Transpacific rates spike but Walmart warns that China tariffs are ‘still too high’
- SCFI Shanghai-US west coast assessment jumps 32% week on week; Shanghai-US east coast rates rise 22%
- Drewry WCI assessment for Shanghai-New York increases 19% over prior week; Shanghai-Los Angeles index gains 16%
- Walmart, America’s largest containerised goods importer, says it will be forced to raise prices and limit purchases of certain items
The China-US container trade has suddenly flipped from famine to feast. How long this lasts hinges on how American importers manage the remaining tariffs
TO NO-ONE’s surprise, China-US cargo bookings and transpacific spot rates have surged after the US temporarily cut incremental tariffs on Chinese goods from 145% to 30%.
The Shanghai Containerized Freight Index assessment for Shanghai to the US west coast averaged $3,091 per feu in the week ending Friday, soaring 32% week on week (w/w). The SCFI Shanghai-US east coast rate jumped 22% w/w, to $4,069 per feu.
The Drewry World Container Index spot-rate assessment for Shanghai to Los Angeles rose to $3,136 per feu in the week ending Thursday, up 16% w/w. The WCI Shanghai-New York assessment rose 19% w/w, to $4,350 per feu.
China-US bookings rapidly rebound
“Over the last couple of days, we’ve seen a real surge in bookings compared to last week. Bookings this week were up 50%-plus,” said Rolf Habben Jansen, chief executive of Hapag-Lloyd, during a conference call on Wednesday.
Ryan Petersen, chief executive of freight forwarder Flexport, said on Friday that his company’s China-to-US ocean bookings were up 275% from last week.
Transpacific spot rates are expected to continue rising as shippers scramble to get cargoes to the US during the 90-day reprieve on higher tariffs.
Clarksons analyst Frode Mørkedal said: “Beyond the short-term demand effect on freight rates, the current situation could lead to increased congestion and delays, elevating rates for a longer period.”
The scale and duration of the volume rebound remains uncertain. As Habben Jansen noted, this will depend “on how the talks go” on tariffs.
The average US tariff rate on China goods prior to Trump 2.0 was variously estimated in the range of 10%-20%, with several investment banks citing a pre-2025 average of 10% and the Petersen Institute for International Economics putting it closer to 20%.
Thus, average US tariffs on China goods have fallen from an aggregate of 155%-165% to a current average of 40%-50% — which is still extremely high.
Warning from Walmart
America’s largest importer of containerised goods, retailer Walmart, reported results and held a conference call on Thursday. The message during the call, and in subsequent interviews, was that the current US tariff rate on Chinese goods remains a major problem.
“Given the magnitude of the tariffs, even at the reduced levels announced this week, we aren’t able to absorb all the pressure given the reality of narrow retail margins,” said Walmart chief executive Doug McMillan.
“Even at the reduced levels, the higher tariffs will result in higher prices.”
Walmart chief financial officer John David Rainey praised the decision to bring tariffs down, but said: “Let me emphasise: we still think that’s too high.”
Rainey said during an interview on CNBC that US consumers would start seeing higher prices by the end of this month “and certainly much more in June”.
Inflation is negative for consumer demand, and thus for container shipping demand.
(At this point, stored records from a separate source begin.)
__host__ __device__ constexpr int bal_t0(int G, int W) { return (G * W) / 4; }
__host__ __device__ constexpr int bal_ns(int G, int W) { return (G * W + G - 1) / 4 - (G * W) / 4 + 1; }
__host__ __device__ constexpr bool bal_on(int G, int W, int k, int u) {
    return 4 * (bal_t0(G, W) + k) + u >= G * W && 4 * (bal_t0(G, W) + k) + u < G * W + G;
}
template <int G, int W>
__host__ __device__ constexpr int ch_count() {
    int n = 0;
    for (int u = 0; u < STAGE_TILES; ++u)
        for (int k = 0; k < bal_ns(G, W); ++k) n += bal_on(G, W, k, u) ? 1 : 0;
    return n;
}
template <int G, int W>
__host__ __device__ constexpr int ch_u(int c) {
    for (int u = 0; u < STAGE_TILES; ++u)
        for (int k = 0; k < bal_ns(G, W); ++k)
            if (bal_on(G, W, k, u) && c-- == 0) return u;
    return -1;
}
template <int G, int W>
__host__ __device__ constexpr int ch_k(int c) {
    for (int u = 0; u < STAGE_TILES; ++u)
        for (int k = 0; k < bal_ns(G, W); ++k)
            if (bal_on(G, W, k, u) && c-- == 0) return k;
    return -1;
}
template <int G, int W>
__host__ __device__ constexpr int ch_uo(int c) {
    int o = 0;
    for (int i = 1; i <= c; ++i) o += ch_u<G, W>(i) != ch_u<G, W>(i - 1) ? 1 : 0;
    return o;
}
template <int G, int W>
__host__ __device__ constexpr int ch_next(int c) {
    for (int i = c + 1; i < ch_count<G, W>(); ++i)
        if (ch_u<G, W>(i) != ch_u<G, W>(c)) return i;
    return -1;
}
template <int G, int W>
__host__ __device__ constexpr bool ch_first(int c) { return c == 0 || ch_u<G, W>(c) != ch_u<G, W>(c - 1); }
#ifndef IA_R16_PF
#define IA_R16_PF 1
#endif
template <int G, int W>
__host__ __device__ constexpr bool ch_reads_next(int c) {
    return IA_R16_PF ? (ch_first<G, W>(c) && ch_next<G, W>(c) >= 0)
                     : (c + 1 < ch_count<G, W>() && ch_u<G, W>(c + 1) != ch_u<G, W>(c));
}
template <int K, int N, typename F>
__device__ __forceinline__ void sfor(F &&f) {
    if constexpr (K < N) {
        f(std::integral_constant<int, K>{});
        sfor<K + 1, N>(f);
    }
}
__device__ __forceinline__ int fkey(float x) {
    const int b = __float_as_int(x);
    return b >= 0 ? b : b ^ 0x7fffffff;
}
__device__ __forceinline__ float fkey_inv(int b) { return __int_as_float(b >= 0 ? b : b ^ 0x7fffffff); }
__device__ __forceinline__ void fold_min(const floatx16 &x, float &mn) {
    const float t0 = fminf(fminf(x[0], x[1]), x[2]), t1 = fminf(fminf(x[3], x[4]), x[5]);
    const float t2 = fminf(fminf(x[6], x[7]), x[8]), t3 = fminf(fminf(x[9], x[10]), x[11]);
    const float t4 = fminf(fminf(x[12], x[13]), x[14]);
    const float u0 = fminf(fminf(t0, t1), t2), u1 = fminf(fminf(t3, t4), x[15]);
    mn = fminf(fminf(mn, u0), u1);
}

#ifndef IA_R16_LAG
#define IA_R16_LAG 2
#endif
constexpr int R16_NACC = IA_R16_LAG + 1;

A more immediate risk to shipping demand relates to Walmart executives’ comments on price elasticity and inventories.
McMillan said that Walmart would “adjust quantities over time as we navigate tariff impact on costs”.
Rainey explained: “We’ll need to manage quantity decisions as we measure the price elasticity of impacted items. It remains to be seen what the elasticity of demand is.”
In other words, Walmart will reduce quantities where it does not expect consumers to accept the higher prices necessitated by tariffs.
Other US importers will face the same calculation, and they are far smaller than Walmart. Walmart imported more containerised goods to US ports in 2024 than the second- and third-largest importers — Home Dept and Target — combined.
Smaller importers have nowhere near the economies of scale, flexibility and financial resources that Walmart does, but they face the same tariff cost, which could cap upside for US imports after an early peak-season surge.